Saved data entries
hipError_t launch_groups(hbrbc_ctx *c, const std::vector<hbrbc_ctx::SpecGroup> &gs, size_t first,
                         int rt, const XorArgs &x, size_t count, hipStream_t s) {
    const size_t ng = gs.size() - first;
    if (ng == 0) return hipSuccess;
    const size_t tile = xor_tile();
    if (ng > 1 && tile && count > tile) {
        for (size_t i0 = 0; i0 < count; i0 += tile) {
            XorArgs y = x;
            y.base = x.base + i0 * x.inst_stride;
            if (y.payloads) y.payloads = x.payloads + i0 * x.payload_stride;
            if (y.pat) y.pat = x.pat + i0;
            if (y.uf_payload) y.uf_payload = x.uf_payload + i0 * x.uf_stride;
            if (y.uf_status) y.uf_status = x.uf_status + i0;
            const size_t cnt = std::min(tile, count - i0);
// ... 103 lines not shown
                    payload_len, c->k);
    if (payload_len > 0xFFFFFFFFull) return fail(HBRBC_E_INVALID_ARG, "payload too large");
    if (payload_len && (!payloads || reinterpret_cast<uintptr_t>(payloads) % 4 ||
                        payload_stride % 4 || payload_stride < round_up(payload_len, 4)))
        return fail(HBRBC_E_INVALID_ARG, "payload buffer must be 4-byte aligned with stride >= "
                                         "round_up(len, 4)");
    return HBRBC_OK;
}

int decode_rows(hbrbc_ctx *c, uint8_t *shards, size_t shard_len, const RowMap &rows,
                size_t inst_stride, const uint8_t *present, size_t count, const uint8_t *roots,
                size_t root_stride, uint8_t *nodes, size_t node_inst_stride, bool known_leaves,
                uint8_t *payload_out, size_t payload_stride, uint32_t *payload_len_out,
                int32_t *status_out, hipStream_t s) {
    int st = ensure_workspace(c, count);
    if (st) return st;
    int32_t *rstat = c->ws_status.as<int32_t>();
    bool fused = false;
    const bool fusable = unframe_fusable(c, shard_len, payload_stride);
    st = run_reconstruct(c, shards, shard_len, rows, inst_stride, present, count, rstat, s,
                         fusable ? payload_out : nullptr, payload_stride, &fused);
    if (st) return st;
    st = run_merkle(c, shards, shard_len, rows, inst_stride, c->n, count, nodes, node_inst_stride,
                    known_leaves, s);
    if (st) return st;
    StageTimer t(c, HBRBC_STAGE_UNFRAME, s);
    HB_HIP(launch_decode_check(rstat, nodes, node_inst_stride, hbrbc_merkle_node_count(c->n) - 1,
                               roots, root_stride, shards, shard_len, rows, inst_stride, c->k,
                               count, payload_len_out, status_out, s));
    if (fused)
        HB_HIP(launch_unframe_fixup(shards, (uint32_t)shard_len, rows, inst_stride, (uint32_t)c->k,
                                    count, payload_len_out, status_out, payload_out,
                                    payload_stride, s));
    else
        HB_HIP(launch_unframe(shards, shard_len, rows, inst_stride, c->k, count, payload_len_out,
                              status_out, payload_out, payload_stride, s));
    return HBRBC_OK;
}

}

extern "C" {

const char *hbrbc_last_error(void) { return g_err.c_str(); }

int hbrbc_coding_new(size_t data_shards, size_t parity_shards, int device, hbrbc_ctx **out) {
    if (!out) return fail(HBRBC_E_INVALID_ARG, "out is null");
    *out = nullptr;
    if (data_shards == 0) return fail(HBRBC_E_TOO_FEW_DATA_SHARDS, "no data shards");
    if (data_shards + parity_shards > 256)
        return fail(HBRBC_E_TOO_MANY_SHARDS, "data + parity = %zu > 256",
                    data_shards + parity_shards);
    int ndev = 0;
    if (hipGetDeviceCount(&ndev) != hipSuccess || ndev == 0)
        return fail(HBRBC_E_NO_DEVICE, "no HIP device visible");
    if (device < 0) HB_HIP(hipGetDevice(&device));
    if (device >= ndev) return fail(HBRBC_E_NO_DEVICE, "device %d of %d", device, ndev);
    HB_HIP(hipSetDevice(device));
    static std::once_flag cfg_once;
    static hipError_t cfg_err = hipSuccess;
    std::call_once(cfg_once, [] { cfg_err = configure_kernels(); });
    HB_HIP(cfg_err);

    hbrbc_ctx *c = new hbrbc_ctx();
    c->device = device;
    c->k = data_shards;
    c->m = parity_shards;
    c->n = data_shards + parity_shards;
    c->rt_enc = gf_row_tile((int)c->m);
    {
        const int h = (int)((c->m + 1) / 2);
        int rt = ((h + 3) / 4 + 1) & ~1;
        if (rt < 6) rt = (h + 1) & ~1;
        c->rt_rec = std::max(2, std::min(16, std::max(rt, std::min(6, (h + 1) & ~1))));
        if (c->rt_rec == 6 && (h + 6) / 7 < (h + 5) / 6) c->rt_rec = 7;
        if (h >= 14 && h <= 42) c->rt_rec = 7;
    }
    if (const char *e = getenv("HBRBC_GF")) {
        if (!std::strcmp(e, "bitslice_likely")) c->gf_mode = 1;
        else if (!std::strcmp(e, "bitslice_mask")) c->gf_mode = 2;
        else if (!std::strcmp(e, "bitslice_pair")) c->gf_mode = 3;
        else if (!std::strcmp(e, "bitslice_x2")) c->gf_mode = 4;
        else c->gf_mode = 0;
    }
    if (const char *e = getenv("HBRBC_RT_ENC")) c->rt_enc = std::max(2, std::min(16, atoi(e) & ~1));
    if (const char *e = getenv("HBRBC_RT_REC")) {
        const int r = atoi(e);
        c->rt_rec = (r == 5 || r == 7) ? r : std::max(2, std::min(16, r & ~1));
    }
    if (!build_matrix(c->k, c->n, c->matrix)) {
        delete c;
        return fail(HBRBC_E_SINGULAR_MATRIX, "singular Vandermonde top block");
    }
    int st = HBRBC_OK;
    auto guard = [&](hipError_t e) {
        if (e != hipSuccess && st == HBRBC_OK)
            st = fail(HBRBC_E_DEVICE, "context setup: %s", hipGetErrorString(e));
    };
    guard(hipStreamCreateWithFlags(&c->stream, hipStreamNonBlocking));
    guard(c->d_matrix.ensure(c->matrix.size()));
    if (st == HBRBC_OK)
        guard(hipMemcpy(c->d_matrix.p, c->matrix.data(), c->matrix.size(), hipMemcpyHostToDevice));
    if (c->m > 0 && st == HBRBC_OK) {
        const size_t rt = (size_t)c->rt_enc, npass = (c->m + rt - 1) / rt;
        std::vector<uint8_t> tab(npass * c->k * 16, 0);
        for (size_t r = 0; r < c->m; ++r)
            for (size_t j = 0; j < c->k; ++j)
                tab[((r / rt) * c->k + j) * 16 + (r % rt)] = c->matrix[(c->k + r) * c->k + j];
        std::vector<uint32_t> in(c->k), outi(c->m);
        for (size_t j = 0; j < c->k; ++j) in[j] = (uint32_t)j;
        for (size_t r = 0; r < c->m; ++r) outi[r] = (uint32_t)(c->k + r);
        guard(c->d_enc_coefs.ensure(tab.size()));
        guard(c->d_enc_in.ensure(in.size() * sizeof(uint32_t)));
        guard(c->d_enc_out.ensure(outi.size() * sizeof(uint32_t)));
        if (st == HBRBC_OK) {
            guard(hipMemcpy(c->d_enc_coefs.p, tab.data(), tab.size(), hipMemcpyHostToDevice));
            guard(hipMemcpy(c->d_enc_in.p, in.data(), in.size() * sizeof(uint32_t),
                            hipMemcpyHostToDevice));
            guard(hipMemcpy(c->d_enc_out.p, outi.data(), outi.size() * sizeof(uint32_t),
                            hipMemcpyHostToDevice));
        }
    }
    if (st != HBRBC_OK) {
        hbrbc_coding_free(c);
        return st;
    }
    c->rt_spec = spec_row_tile(c->k, c->m);
    c->depth_spec = spec_depth();
    c->enc_kind = c->m == 0 ? "trivial" : (spec_encoder(c, 256) ? "specialised" : "bitslice");
    if (c->m > 0 && c->enc_kind == "bitslice") {
        if (jit_mode() == JIT_COMPILE && c->k * c->m <= 16384) c->enc_kind = "jit-failed";
        if (jit_mode() == JIT_LOAD && c->k * c->m <= 16384) {
            const std::string msg = c->jit_missing;
            hbrbc_coding_free(c);
            return fail(HBRBC_E_INVALID_ARG, "HBRBC_JIT=load: %s", msg.c_str());
        }
    }
    *out = c;
    return HBRBC_OK;
}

WORK TO BE COMPLETED | Wherever the string "ndev" occurs in the records, copy the line it is in.

RESPONSE TO THE TASK |
    int ndev = 0;
    if (hipGetDeviceCount(&ndev) != hipSuccess || ndev == 0)
    if (device >= ndev) return fail(HBRBC_E_NO_DEVICE, "device %d of %d", device, ndev);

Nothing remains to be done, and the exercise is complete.